What's the difference between vertical and horizontal scaling for databases?
Quick Answer
Vertical scaling (scaling up) means adding more resources — CPU, RAM, faster disks — to a single database server. Horizontal scaling (scaling out) means distributing data and load across multiple servers (via replication and/or sharding). Vertical scaling is simpler (no application changes) but hits a hard ceiling and creates a single point of failure; horizontal scaling has much higher ceilings and improves availability, but adds real distributed-systems complexity.
Detailed Answer
Vertical scaling — bigger machine
Before: 8 vCPU, 32GB RAM database server
After: 32 vCPU, 128GB RAM database server (same single server, upgraded)
Pros: requires no application-level changes — the database is still one logical instance, transactions and joins work exactly as before, no new distributed-systems concerns introduced. Simplest option to reason about.

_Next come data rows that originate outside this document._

@@ -231,6 +234,9 @@
       for (int i = 0; i < MTW; ++i) aq[sl][i] = *reinterpret_cast<const f32x4*>(lds + a_off(i, c + PF));
     }
     const int cur = c % (PF + 1);
+    if constexpr (!std::is_same<LastK, GemmNoHook>::value) {
+      if (c == KC - 1) lastk(bq[cur][0][0]);
+    }
 #pragma unroll
     for (int kk = 0; kk < 4; ++kk)
 #pragma unroll
@@ -254,9 +260,10 @@
 }
 
 template <int MTW, int NTW, int KC, int KS = KC,
-          int PF = (4 * MTW * NTW >= 16 ? 1 : (4 * MTW * NTW >= 8 ? 2 : 3)), bool SWAP = false, class AOff>
+          int PF = (4 * MTW * NTW >= 16 ? 1 : (4 * MTW * NTW >= 8 ? 2 : 3)), bool SWAP = false, class AOff,
+          class LastK = GemmNoHook>
 __device__ __forceinline__ void gemm_f32_bias(const float* lds, AOff a_off, const f32x4* bfrag_generic,
-                                              const float* bias, int n0, f32x4 (&acc)[MTW][NTW]) {
+                                              const float* bias, int n0, f32x4 (&acc)[MTW][NTW], LastK lastk = LastK()) {
   f32x4 init[NTW];
   if constexpr (SWAP) {
 #pragma unroll
@@ -269,7 +276,7 @@
       init[j] = (f32x4){v, v, v, v};
     }
   }
-  gemm_f32_core<MTW, NTW, KC, KS, 2, PF, SWAP>(lds, a_off, bfrag_generic, acc, init);
+  gemm_f32_core<MTW, NTW, KC, KS, 2, PF, SWAP>(lds, a_off, bfrag_generic, acc, init, nullptr, lastk);
 }
 
 template <int MTW, int NTW, int KC, int KS = KC,
diff --git a/lyra_amd/csrc/resblocks.h b/lyra_amd/csrc/resblocks.h
--- a/lyra_amd/csrc/resblocks.h
+++ b/lyra_amd/csrc/resblocks.h
@@ -33,11 +33,38 @@
   if (tok == 0x9E3779B9u && B == -0x5EED) state[0] = (uint8_t)tok;
 }
 
-template <int S, int NT>
-__device__ __forceinline__ void resblocks64r(f32x4 (&xr)[5][1], float* A, const TileCtx& cx, const DwF* dws,
+constexpr int HIST64_ROWS = 8;
+__host__ __device__ constexpr size_t hist64_lds(int s) { return s == 4 ? (size_t)HIST64_ROWS * 4 * 64 * 4 : 0; }
+
+__device__ __forceinline__ void glds16(const uint8_t* state, uint32_t voff, uint32_t lds_base, float dep = 0.f) {
+  uint32_t keep;
+  asm volatile("s_mov_b32 %0, m0\n\ts_mov_b32 m0, %3\n\ts_nop 0\n\tglobal_load_lds_dwordx4 %1, %2\n\ts_mov_b32 m0, %0"
+               : "=&s"(keep)
+               : "v"(voff), "s"((const uint8_t LYRA_GLOBAL*)state), "s"(lds_base), "v"(dep)
+               : "memory");
+}
+
+template <int S, int NT>
+__device__ __forceinline__ void hist64_to_lds(const TileCtx& cx, float* H, int off, float dep = 0.f) {
+  static_assert(S == 4 && NT == 256, "one wave instruction = one row of four streams");
+  const int lane = threadIdx.x & 63, wave = __builtin_amdgcn_readfirstlane(threadIdx.x >> 6);
+  const uint32_t h0 = (uint32_t)(uintptr_t)(__attribute__((address_space(3))) float*)H;
+  const uint32_t src = cx.soff(lane >> 4) + (uint32_t)(off + (lane & 15) * 16);
+#pragma unroll
+  for (int j = 0; j < HIST64_ROWS / 4; ++j) {
+    const int row = wave + 4 * j;
+    glds16(cx.state, src + (uint32_t)(row * 256), __builtin_amdgcn_readfirstlane(h0 + (uint32_t)(row * S * 256)), dep);
+  }
+}
+__device__ __forceinline__ void hist64_retire() { asm volatile("s_waitcnt vmcnt(0)" ::: "memory"); }
+
+template <int S, int NT>
+__device__ __forceinline__ void resblocks64r(f32x4 (&xr)[5][1], float* A, float* H, const TileCtx& cx, const DwF* dws,
                                              const ConvF* pws, const ConvF* cvs, int off0, int off1, int off2) {
   constexpr int CS = 72;
+  constexpr bool HL = hist64_lds(S) != 0;
   static_assert(20 * S / 16 == 5 * (NT / 256), "5 M tiles per wave");
+  if constexpr (HL) hist64_retire();
 #pragma unroll 1
   for (int r = 0; r < 3; ++r) {
     int tid = threadIdx.x;
@@ -49,6 +76,7 @@
     const int d = r == 0 ? 1 : (r == 1 ? 3 : 9);
     const int R2 = 2 * d;
     const int off = r == 0 ? off0 : (r == 1 ? off1 : off2);
+    [[maybe_unused]] const int hrow = r == 1 ? 2 : 0;
     LYRA_TSTAMP(10 + r * 8 + 0);
     constexpr int RSTEP = NT / 16;
     const int p4 = tid & 15, rq = tid >> 4;
@@ -58,14 +86,17 @@
     const int sq = rq & (S - 1), tq = rq / S;
     const uint32_t hb0 = cx.soff(sq) + (uint32_t)(off + (tq * 64 + p4 * 4) * 4);
     const uint32_t hb1 = hb0 + (uint32_t)(d * 256);
+    constexpr int HK = HL ? HIST64_ROWS / TSTEP : 0;
+    static_assert(!HL || HK * TSTEP == HIST64_ROWS, "H ends on an item boundary");
+    const bool hreg = !HL || r == 2;
     f32x4 h0[5], h1[5];
 #pragma unroll
     for (int k = 0; k < 5; ++k) {
       const int t = tq + k * TSTEP;
       h0[k] = (f32x4){0.f, 0.f, 0.f, 0.f};
       h1[k] = (f32x4){0.f, 0.f, 0.f, 0.f};
-      if (t < 2 * d) h0[k] = *cx.at<const f32x4>(hb0 + k * TSTEP * 256);
-      if (t < d) h1[k] = *cx.at<const f32x4>(hb1 + k * TSTEP * 256);
+      if (k >= HK && hreg && t < 2 * d) h0[k] = *cx.at<const f32x4>(hb0 + k * TSTEP * 256);
+      if (hreg && t < d) h1[k] = *cx.at<const f32x4>(hb1 + k * TSTEP * 256);
     }
 #pragma unroll
     for (int i = 0; i < 5; ++i)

Cons: there's a hard physical/economic ceiling — eventually you run out of bigger hardware to buy, or it becomes prohibitively expensive. It also doesn't improve availability — a single, larger server is still a single point of failure; if it goes down, the whole database is down.
Horizontal scaling — more machines
Before: 1 database server handling all reads and writes
After: 1 primary (writes) + several read replicas (reads),
or several shards, each holding a subset of the data
Pros: much higher scaling ceiling (in principle, keep adding machines), and can improve availability (a replica can be promoted if the primary fails — see the failover question).
Cons: introduces real distributed-systems complexity — replication lag, choosing a sharding key (see that question), cross-shard queries/joins becoming expensive or impossible, and generally more operational surface area (more machines to monitor, patch, and reason about failure modes for).
How they typically combine in practice
Most systems scale vertically first (it's cheap and simple, and modern hardware ceilings are quite high) and only reach for horizontal scaling once vertical scaling is exhausted or availability requirements demand redundancy regardless of raw capacity needs. Read scaling is usually the first horizontal step (read replicas — see that question), since most application workloads are read-heavy and reads are easier to distribute than writes; write scaling (sharding) is a bigger architectural commitment, usually reserved for when a single primary genuinely can't keep up with write volume.
A strong answer recognizes vertical scaling isn't "the naive option to outgrow" — it's often the right first move because of its simplicity, and premature horizontal scaling (sharding a dataset that would fit comfortably on a bigger single server) adds real complexity for no corresponding benefit.